Include in the output exactly the lines from the opening of the data through the line containing "mp_desc, float viewing_cos_limit, float", and nothing more.
***
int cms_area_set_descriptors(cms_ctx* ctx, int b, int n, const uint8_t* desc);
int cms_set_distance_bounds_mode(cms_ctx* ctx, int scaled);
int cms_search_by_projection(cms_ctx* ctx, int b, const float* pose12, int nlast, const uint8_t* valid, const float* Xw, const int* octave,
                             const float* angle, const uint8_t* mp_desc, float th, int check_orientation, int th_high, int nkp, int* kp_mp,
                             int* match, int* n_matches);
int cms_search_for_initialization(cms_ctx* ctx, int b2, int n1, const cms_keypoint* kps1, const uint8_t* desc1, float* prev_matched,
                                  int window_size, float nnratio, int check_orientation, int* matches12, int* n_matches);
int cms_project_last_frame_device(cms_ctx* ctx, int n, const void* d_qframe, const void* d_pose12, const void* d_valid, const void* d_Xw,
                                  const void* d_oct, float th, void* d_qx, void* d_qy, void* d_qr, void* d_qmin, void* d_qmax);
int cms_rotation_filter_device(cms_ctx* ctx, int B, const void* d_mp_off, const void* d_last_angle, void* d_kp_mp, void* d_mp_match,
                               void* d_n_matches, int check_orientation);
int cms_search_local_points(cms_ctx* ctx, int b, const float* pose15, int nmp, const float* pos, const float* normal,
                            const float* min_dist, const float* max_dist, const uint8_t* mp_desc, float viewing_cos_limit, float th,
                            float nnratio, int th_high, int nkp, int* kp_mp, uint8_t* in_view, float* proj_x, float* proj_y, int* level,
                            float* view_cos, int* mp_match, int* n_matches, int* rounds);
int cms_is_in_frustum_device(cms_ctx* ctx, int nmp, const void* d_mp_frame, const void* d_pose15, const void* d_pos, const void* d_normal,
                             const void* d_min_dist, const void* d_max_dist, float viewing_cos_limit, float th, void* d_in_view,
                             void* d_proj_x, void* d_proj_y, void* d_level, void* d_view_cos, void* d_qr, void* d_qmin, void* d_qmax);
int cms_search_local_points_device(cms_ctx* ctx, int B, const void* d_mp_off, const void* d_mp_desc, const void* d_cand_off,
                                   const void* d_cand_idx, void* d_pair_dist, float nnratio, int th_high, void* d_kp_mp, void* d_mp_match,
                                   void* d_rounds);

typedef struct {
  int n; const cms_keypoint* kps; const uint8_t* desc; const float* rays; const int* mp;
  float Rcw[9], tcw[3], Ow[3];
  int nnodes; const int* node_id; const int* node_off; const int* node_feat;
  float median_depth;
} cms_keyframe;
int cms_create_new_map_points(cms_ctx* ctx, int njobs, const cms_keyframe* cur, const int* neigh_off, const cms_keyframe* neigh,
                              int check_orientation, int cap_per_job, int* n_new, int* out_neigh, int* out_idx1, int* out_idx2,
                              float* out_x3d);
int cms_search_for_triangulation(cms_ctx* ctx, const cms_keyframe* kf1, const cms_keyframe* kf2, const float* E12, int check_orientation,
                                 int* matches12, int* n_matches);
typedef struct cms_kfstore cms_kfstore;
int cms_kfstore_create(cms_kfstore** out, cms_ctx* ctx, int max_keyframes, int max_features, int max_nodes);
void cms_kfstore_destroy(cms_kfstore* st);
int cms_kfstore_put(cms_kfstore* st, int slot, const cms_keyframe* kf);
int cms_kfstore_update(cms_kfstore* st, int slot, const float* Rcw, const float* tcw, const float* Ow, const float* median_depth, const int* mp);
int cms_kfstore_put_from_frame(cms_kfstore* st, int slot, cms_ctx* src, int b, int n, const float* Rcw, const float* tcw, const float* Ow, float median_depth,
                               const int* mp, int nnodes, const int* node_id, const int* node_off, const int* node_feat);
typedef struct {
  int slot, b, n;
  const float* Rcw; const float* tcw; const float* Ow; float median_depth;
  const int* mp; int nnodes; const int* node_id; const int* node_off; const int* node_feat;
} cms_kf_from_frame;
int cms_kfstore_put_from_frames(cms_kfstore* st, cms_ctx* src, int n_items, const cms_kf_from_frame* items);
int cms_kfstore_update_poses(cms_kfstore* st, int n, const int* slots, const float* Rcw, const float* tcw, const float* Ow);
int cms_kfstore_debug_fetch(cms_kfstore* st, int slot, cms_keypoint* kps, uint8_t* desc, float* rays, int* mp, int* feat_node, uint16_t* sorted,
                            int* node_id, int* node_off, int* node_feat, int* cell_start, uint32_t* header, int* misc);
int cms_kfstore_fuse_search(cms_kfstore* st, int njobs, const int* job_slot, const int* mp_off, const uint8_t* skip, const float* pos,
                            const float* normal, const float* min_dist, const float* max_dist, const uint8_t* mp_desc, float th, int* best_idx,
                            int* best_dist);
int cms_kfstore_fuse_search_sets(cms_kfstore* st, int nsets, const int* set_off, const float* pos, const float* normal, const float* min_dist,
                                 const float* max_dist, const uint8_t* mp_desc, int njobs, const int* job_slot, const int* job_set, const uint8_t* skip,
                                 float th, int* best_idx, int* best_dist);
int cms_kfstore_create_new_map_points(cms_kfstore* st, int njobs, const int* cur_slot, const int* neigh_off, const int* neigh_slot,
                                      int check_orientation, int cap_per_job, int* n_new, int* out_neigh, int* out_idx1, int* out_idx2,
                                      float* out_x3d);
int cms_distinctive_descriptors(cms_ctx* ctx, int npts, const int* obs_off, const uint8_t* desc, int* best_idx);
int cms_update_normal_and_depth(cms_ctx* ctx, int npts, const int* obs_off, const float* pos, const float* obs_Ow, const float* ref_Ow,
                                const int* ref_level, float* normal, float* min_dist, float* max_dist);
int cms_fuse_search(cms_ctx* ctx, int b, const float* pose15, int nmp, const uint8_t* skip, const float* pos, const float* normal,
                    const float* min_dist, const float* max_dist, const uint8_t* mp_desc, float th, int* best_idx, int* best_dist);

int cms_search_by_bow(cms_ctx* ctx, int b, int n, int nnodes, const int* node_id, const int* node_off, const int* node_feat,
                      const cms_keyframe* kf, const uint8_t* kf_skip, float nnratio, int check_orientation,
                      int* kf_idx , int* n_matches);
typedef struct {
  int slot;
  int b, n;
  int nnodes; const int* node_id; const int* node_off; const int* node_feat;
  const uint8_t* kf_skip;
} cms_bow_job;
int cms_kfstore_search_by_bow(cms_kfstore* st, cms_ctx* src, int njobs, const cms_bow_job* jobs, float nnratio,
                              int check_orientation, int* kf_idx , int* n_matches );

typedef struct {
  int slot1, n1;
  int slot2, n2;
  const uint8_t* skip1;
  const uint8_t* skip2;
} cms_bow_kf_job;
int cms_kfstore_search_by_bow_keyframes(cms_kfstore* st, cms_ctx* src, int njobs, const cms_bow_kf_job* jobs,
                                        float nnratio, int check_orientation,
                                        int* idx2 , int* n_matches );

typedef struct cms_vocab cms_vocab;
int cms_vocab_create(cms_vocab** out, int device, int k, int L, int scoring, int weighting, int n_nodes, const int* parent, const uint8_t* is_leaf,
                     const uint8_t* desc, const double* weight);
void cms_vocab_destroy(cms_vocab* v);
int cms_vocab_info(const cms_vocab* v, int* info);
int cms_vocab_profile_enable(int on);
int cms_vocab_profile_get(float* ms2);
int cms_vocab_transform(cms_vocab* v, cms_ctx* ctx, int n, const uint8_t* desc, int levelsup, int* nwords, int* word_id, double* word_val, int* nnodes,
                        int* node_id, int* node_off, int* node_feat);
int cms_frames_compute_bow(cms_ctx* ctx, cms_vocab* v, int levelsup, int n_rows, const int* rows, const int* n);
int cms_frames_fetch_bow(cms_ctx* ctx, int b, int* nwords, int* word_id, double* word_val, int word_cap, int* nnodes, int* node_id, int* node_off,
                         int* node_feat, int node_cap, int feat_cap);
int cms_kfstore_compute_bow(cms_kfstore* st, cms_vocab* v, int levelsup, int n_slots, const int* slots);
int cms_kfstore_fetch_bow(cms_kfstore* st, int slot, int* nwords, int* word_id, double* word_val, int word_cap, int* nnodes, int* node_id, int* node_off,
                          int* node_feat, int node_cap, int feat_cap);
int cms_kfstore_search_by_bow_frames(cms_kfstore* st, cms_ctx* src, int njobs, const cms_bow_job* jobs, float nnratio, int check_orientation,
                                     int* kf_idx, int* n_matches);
***
* [Answer to this task]:
int cms_area_set_descriptors(cms_ctx* ctx, int b, int n, const uint8_t* desc);
int cms_set_distance_bounds_mode(cms_ctx* ctx, int scaled);
int cms_search_by_projection(cms_ctx* ctx, int b, const float* pose12, int nlast, const uint8_t* valid, const float* Xw, const int* octave,
                             const float* angle, const uint8_t* mp_desc, float th, int check_orientation, int th_high, int nkp, int* kp_mp,
                             int* match, int* n_matches);
int cms_search_for_initialization(cms_ctx* ctx, int b2, int n1, const cms_keypoint* kps1, const uint8_t* desc1, float* prev_matched,
                                  int window_size, float nnratio, int check_orientation, int* matches12, int* n_matches);
int cms_project_last_frame_device(cms_ctx* ctx, int n, const void* d_qframe, const void* d_pose12, const void* d_valid, const void* d_Xw,
                                  const void* d_oct, float th, void* d_qx, void* d_qy, void* d_qr, void* d_qmin, void* d_qmax);
int cms_rotation_filter_device(cms_ctx* ctx, int B, const void* d_mp_off, const void* d_last_angle, void* d_kp_mp, void* d_mp_match,
                               void* d_n_matches, int check_orientation);
int cms_search_local_points(cms_ctx* ctx, int b, const float* pose15, int nmp, const float* pos, const float* normal,
                            const float* min_dist, const float* max_dist, const uint8_t* mp_desc, float viewing_cos_limit, float th,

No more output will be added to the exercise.